Reacting against Modernism, however, were Fundamentalism proper and the main thrust of contemporary conservative Evangelicalism. They rejected the wholesale naturalistic skepticism of the miraculous, to say nothing of atheism, but they retained a skepticism of the miraculous nature of the Church, and formed (often after initial denominational schisms) an astoundingly fragmentary collection of staunchly anti-sacramental faith communities. Furthermore, despite fundamentalist hostility toward Modernism, it is widely perceived that fundamentalism and naturalism share a common set of (modern) assumptions about the relation of facts to reality, as is evidenced in fundamentalism’s insistence on facticity in its understanding of Biblical inerrancy. What  seems less often observed is that pentecostalism, which emerged at about the same time as a sister movement, sharing similar concerns but eschewing the fundamentalism’s focus on dogmatic Biblicism for a more personal (and miraculous) religion of encounter with God, taps into the same mindset of believing exactly what is seen: experienced-based belief.

But experience is peripheral to sacramental faith, and experiential religion turns out to be a poor substitute for the sacramental life. The point of contact between sacramental manifestation and the believing community is faith in the power of God’s promise that He is indeed present, even despite appearances, if necessary. The point of contact, in other words, is not experience, not “what is seen,” but hope. Being rooted in hope, sacramental worship seeks no signs, but looks behind symbols to the realities they re-present, being open to the transformative movement of grace through the sacraments in ways that are often subtle – even humble. Not phenomena, but a still, small voice.

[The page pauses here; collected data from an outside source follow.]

@@ -110,6 +114,9 @@
 int wlseg_maxpool_same_fwd(const void* x, void* y, uint8_t* argmax, int32_t N, int32_t H, int32_t W,
                            int32_t C, int32_t ksize, int32_t stride, int32_t dtype,
                            wlseg_stream_t stream);
+int wlseg_maxpool_same_fwd_bnrelu(const void* z, const float* scale, const float* shift, void* y, uint8_t* argmax,
+                                  int32_t N, int32_t H, int32_t W, int32_t C, int32_t ksize, int32_t stride,
+                                  int32_t dtype, wlseg_stream_t stream);
 int wlseg_maxpool_same_bwd(const void* x, const uint8_t* argmax, const void* dy, void* dx, int32_t N,
                            int32_t H, int32_t W, int32_t C, int32_t ksize, int32_t stride,
                            int32_t dtype, wlseg_stream_t stream);
diff --git a/iv2019-boosting-semantic-segmentation-with-weak-labels_b200/csrc/bn.cu b/iv2019-boosting-semantic-segmentation-with-weak-labels_b200/csrc/bn.cu
--- a/iv2019-boosting-semantic-segmentation-with-weak-labels_b200/csrc/bn.cu
+++ b/iv2019-boosting-semantic-segmentation-with-weak-labels_b200/csrc/bn.cu
@@ -328,11 +328,12 @@
   float eps, decay;
 };
 
-template <typename T, int kRowsU>
+template <typename T, int kRowsU, bool kResBn = false>
 __global__ void __launch_bounds__(256)
 bn_apply_rows_kernel(const T* __restrict__ z, const float* __restrict__ scale, const float* __restrict__ shift,
                      const T* __restrict__ res, T* __restrict__ y, int64_t count, int C, int relu, int rev,
-                     uint8_t* __restrict__ relu_mask, const BnFin fin) {
+                     uint8_t* __restrict__ relu_mask, const BnFin fin, const float* __restrict__ rscale,
+                     const float* __restrict__ rshift) {
   pdl_launch_dependents();
   pdl_wait();
   const int cv = C / 8;
@@ -372,6 +373,11 @@
     sc[0] = sa.x; sc[1] = sa.y; sc[2] = sa.z; sc[3] = sa.w; sc[4] = sb.x; sc[5] = sb.y; sc[6] = sb.z; sc[7] = sb.w;
     sh[0] = ha.x; sh[1] = ha.y; sh[2] = ha.z; sh[3] = ha.w; sh[4] = hb.x; sh[5] = hb.y; sh[6] = hb.z; sh[7] = hb.w;
   }
+  float rsc[8], rsh[8];
+  if (kResBn) {
+#pragma unroll
+    for (int j = 0; j < 8; ++j) { rsc[j] = rscale[c0 + j]; rsh[j] = rshift[c0 + j]; }
+  }
   const int64_t step = (int64_t)gridDim.x * lanes;
   for (int64_t row0 = (int64_t)blockIdx.x * lanes + ty; row0 < count; row0 += step * kRowsU) {
     Vec8<T> v[kRowsU], vr[kRowsU];
@@ -396,6 +402,13 @@
       if (res != nullptr) {
         float r[8];
         vr[u].unpack(r);
+        if (kResBn) {
+#pragma unroll
+          for (int j = 0; j < 8; ++j) r[j] = fmaf(r[j], rsc[j], rsh[j]);
+          Vec8<T> t;
+          t.pack(r);
+          t.unpack(r);
+        }
 #pragma unroll
         for (int j = 0; j < 8; ++j) f[j] += r[j];
       }
@@ -497,7 +510,8 @@
 
 template <typename T>
 static void launch_apply_rows(const void* z, const float* scale, const float* shift, const void* res, void* y, int64_t count,
-                              int C, int relu, cudaStream_t s, uint8_t* mask = nullptr, const BnFin* finp = nullptr) {
+                              int C, int relu, cudaStream_t s, uint8_t* mask = nullptr, const BnFin* finp = nullptr,
+                              const float* rscale = nullptr, const float* rshift = nullptr) {
   BnFin fin = {};
   if (finp != nullptr) fin = *finp;
   const int lanes = 256 / (C / 8);
@@ -506,9 +520,10 @@
                         res != nullptr ? bn_apply_ctas() : env_int("WLSEG_BN_APPLY_CTAS_PLAIN", 8));
   const int rev = env_int("WLSEG_BN_APPLY_REV", 1);
   cudaError_t e;
-  if (U == 1) e = launch_pdl(bn_apply_rows_kernel<T, 1>, dim3(g), dim3(256), 0, s, (const T*)z, scale, shift, (const T*)res, (T*)y, count, C, relu, rev, mask, fin);
-  else if (U == 4) e = launch_pdl(bn_apply_rows_kernel<T, 4>, dim3(g), dim3(256), 0, s, (const T*)z, scale, shift, (const T*)res, (T*)y, count, C, relu, rev, mask, fin);
-  else e = launch_pdl(bn_apply_rows_kernel<T, 2>, dim3(g), dim3(256), 0, s, (const T*)z, scale, shift, (const T*)res, (T*)y, count, C, relu, rev, mask, fin);
+  if (rscale != nullptr) e = launch_pdl(bn_apply_rows_kernel<T, 2, true>, dim3(g), dim3(256), 0, s, (const T*)z, scale, shift, (const T*)res, (T*)y, count, C, relu, rev, mask, fin, rscale, rshift);
+  else if (U == 1) e = launch_pdl(bn_apply_rows_kernel<T, 1>, dim3(g), dim3(256), 0, s, (const T*)z, scale, shift, (const T*)res, (T*)y, count, C, relu, rev, mask, fin, rscale, rshift);
+  else if (U == 4) e = launch_pdl(bn_apply_rows_kernel<T, 4>, dim3(g), dim3(256), 0, s, (const T*)z, scale, shift, (const T*)res, (T*)y, count, C, relu, rev, mask, fin, rscale, rshift);
+  else e = launch_pdl(bn_apply_rows_kernel<T, 2>, dim3(g), dim3(256), 0, s, (const T*)z, scale, shift, (const T*)res, (T*)y, count, C, relu, rev, mask, fin, rscale, rshift);
   (void)e;
 }
 
@@ -743,6 +758,25 @@
   if (dtype == WLSEG_BF16) launch_apply_rows<__nv_bfloat16>(z, scale, shift, residual, y, count, C, 1, (cudaStream_t)stream, relu_mask);
   else if (dtype == WLSEG_F32) launch_apply_rows<float>(z, scale, shift, residual, y, count, C, 1, (cudaStream_t)stream, relu_mask);
   else WLSEG_CHECK_ARG(false, "bn_apply_mask: bad dtype %d", dtype);
+  WLSEG_LAUNCH_CHECK();
+  return 0;
+}
+
+extern "C" int wlseg_bn_apply_mask_bnres(const void* z, const float* scale, const float* shift, const void* residual,
+                                         const float* residual_scale, const float* residual_shift, void* y,
+                                         uint8_t* relu_mask, int64_t count, int32_t C, int32_t dtype, wlseg_stream_t stream) {
+  if (int e = check_bn_shape(count, C, "bn_apply_mask_bnres")) return e;
+  if (count == 0) return 0;
+  WLSEG_CHECK_ARG(z && scale && shift && residual && residual_scale && residual_shift && y && relu_mask,
+                  "bn_apply_mask_bnres: null pointer");
+  WLSEG_CHECK_ARG(C % 32 == 0 && C <= 2048, "bn_apply_mask_bnres: C must be a multiple of 32 and <= 2048 (got %d)", C);
+  if (dtype == WLSEG_BF16)
+    launch_apply_rows<__nv_bfloat16>(z, scale, shift, residual, y, count, C, 1, (cudaStream_t)stream, relu_mask, nullptr,
+                                     residual_scale, residual_shift);
+  else if (dtype == WLSEG_F32)
+    launch_apply_rows<float>(z, scale, shift, residual, y, count, C, 1, (cudaStream_t)stream, relu_mask, nullptr,
+                             residual_scale, residual_shift);
+  else WLSEG_CHECK_ARG(false, "bn_apply_mask_bnres: bad dtype %d", dtype);
   WLSEG_LAUNCH_CHECK();
   return 0;
 }
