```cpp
thread_local std::string g_last_error;
// ... 3180 lines not shown
      const int64_t need = (nb - 1) * a.c_batch_stride + (rows - 1) * a.ldc + a.N;
      if (need > a.out_elems) bad("the output rows end at element " + str(need) + ", past out_elems = " + str(a.out_elems));
      if (a.epilogue == EPI_GELU_POS_F32 && (!a.pos || !aligned16(a.pos))) bad("GELU_POS_F32 needs pos, 16-byte aligned");
    }

    hipStream_t s = (hipStream_t)stream;
    DevBuf wt, map;
    wt.alloc((size_t)a.N * a.K * 2);
    if (a.c_row_map) dbg_upload(map, a.c_row_map, (size_t)a.M);
    Dispatch::run(a.dtype, [&](auto* tag) {
      using TT = std::remove_pointer_t<decltype(tag)>;
      if (a.conv_cin > 0) launch_repack_conv<TT>(a.w, wt.p, a.N, a.conv_cin, a.K / 3, s);
      else launch_convert_rows<TT>(a.w, wt.p, a.N, a.K, a.K, s);
      GemmParams g{};
      g.A = a.a; g.W = wt.p; g.bias = a.bias; g.out = a.out; g.pos = a.epilogue == EPI_GELU_POS_F32 ? a.pos : nullptr;
      g.M = a.M; g.N = a.N; g.K = a.K;
      g.lda = a.lda; g.a_batch_stride = a.a_batch_stride; g.rows_per_batch = a.rows_per_batch;
      g.ldc = a.ldc; g.c_batch_stride = a.c_batch_stride;
      if (a.epilogue == EPI_CROSSKV_T) {
        g.d_model = a.d_model; g.n_head = a.n_head; g.t_len = a.t_len; g.batch = a.batch; g.batch_offset = a.batch_offset;
        g.c_row_map = a.c_row_map ? map.as<int32_t>() : nullptr;
      }
      switch (a.kernel) {
        case OHW_EG_KERNEL_K128: launch_gemm128<TT>(g, a.epilogue, s); break;
        case OHW_EG_KERNEL_SMALL: launch_gemm_small<TT>(g, a.epilogue, s); break;
        case OHW_EG_KERNEL_K256: launch_gemm256<TT>(g, a.epilogue, s); break;
        default: launch_gemm<TT>(g, a.epilogue, s); break;
      }
    });
    HIP_CHECK(hipStreamSynchronize(s));
  });
}

}
```

### openhush_amd/csrc/gemm.hpp

```cpp
#pragma once
#include "common.hpp"

namespace ohw {

enum GemmEpilogue {
  EPI_BIAS_T = 0,
  EPI_BIAS_GELU_T = 1,
  EPI_BIAS_RESID_F32 = 2,
  EPI_GELU_POS_F32 = 3,
  EPI_F32 = 4,
  EPI_CROSSKV_T = 5
};

struct GemmParams {
  const void* A;
  const void* W;
  const float* bias;
  void* out;
  const float* pos;
  int64_t M, N, K;
  int64_t lda, a_batch_stride, rows_per_batch;
  int64_t ldc, c_batch_stride;
  int32_t d_model, n_head, t_len, batch;
  int32_t batch_offset;
  int32_t group_m;
  int32_t small_m;
  const int32_t* c_row_map;
};

template <typename T> void launch_gemm(const GemmParams& p, int epilogue, hipStream_t stream);
template <typename T> void launch_gemm128(const GemmParams& p, int epilogue, hipStream_t stream);
template <typename T> void launch_gemm_small(const GemmParams& p, int epilogue, hipStream_t stream);
template <typename T> void launch_gemm256(const GemmParams& p, int epilogue, hipStream_t stream);

}
```

### openhush_amd/csrc/gemm256.hip

```cpp
#include <algorithm>
#include <cstdlib>

#include "gemm.hpp"
#include "gemm_epilogue.hpp"

namespace ohw {

constexpr int G2_BM = 256, G2_BN = 256, G2_BK = 64;
constexpr int G2_THREADS = 512;
constexpr int G2_OPSTAGE = 32768;
constexpr int G2_NA = 3;
constexpr int G2_WBASE = G2_NA * G2_OPSTAGE;
constexpr int G2_LDS = G2_WBASE + 2 * G2_OPSTAGE;

__device__ __forceinline__ int g2_key(int row) { return (row >> 1) & 7; }

#ifdef OHW_TRACE
constexpr unsigned G2_TRACE_CAP = 1u << 16;
__device__ unsigned long long g2_trace_buf[G2_TRACE_CAP * 12];
__device__ unsigned g2_trace_n;
#define G2T(k) do { if (tid == 0 && g2_slot < G2_TRACE_CAP) g2_trace_buf[g2_slot * 12 + (k)] = wall_clock64(); } while (0)
#else
#define G2T(k) do { } while (0)
#endif
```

Despite my mildly Catholic upbringing in the 1960s, I think I would have been shocked, in the 1980s, to encounter God present under the form of bread, even sitting on an altar in a gold monstrance. I think I would have realized that, despite the trappings, God was, in all His glory, even more impoverished than me. I think that may have led me to see how profoundly true it is that for God, all things are possible, and that the meanness of my condition was not an alienating factor that kept me from full communion, but a vector for God to embrace me through the agency of His continued manifestation among men. I think I may have discovered the restorative and integrating power of genuine Christian community. I truly praise God for the Eucharistic faith of these young people; I hope they appreciate someday what a gift they have.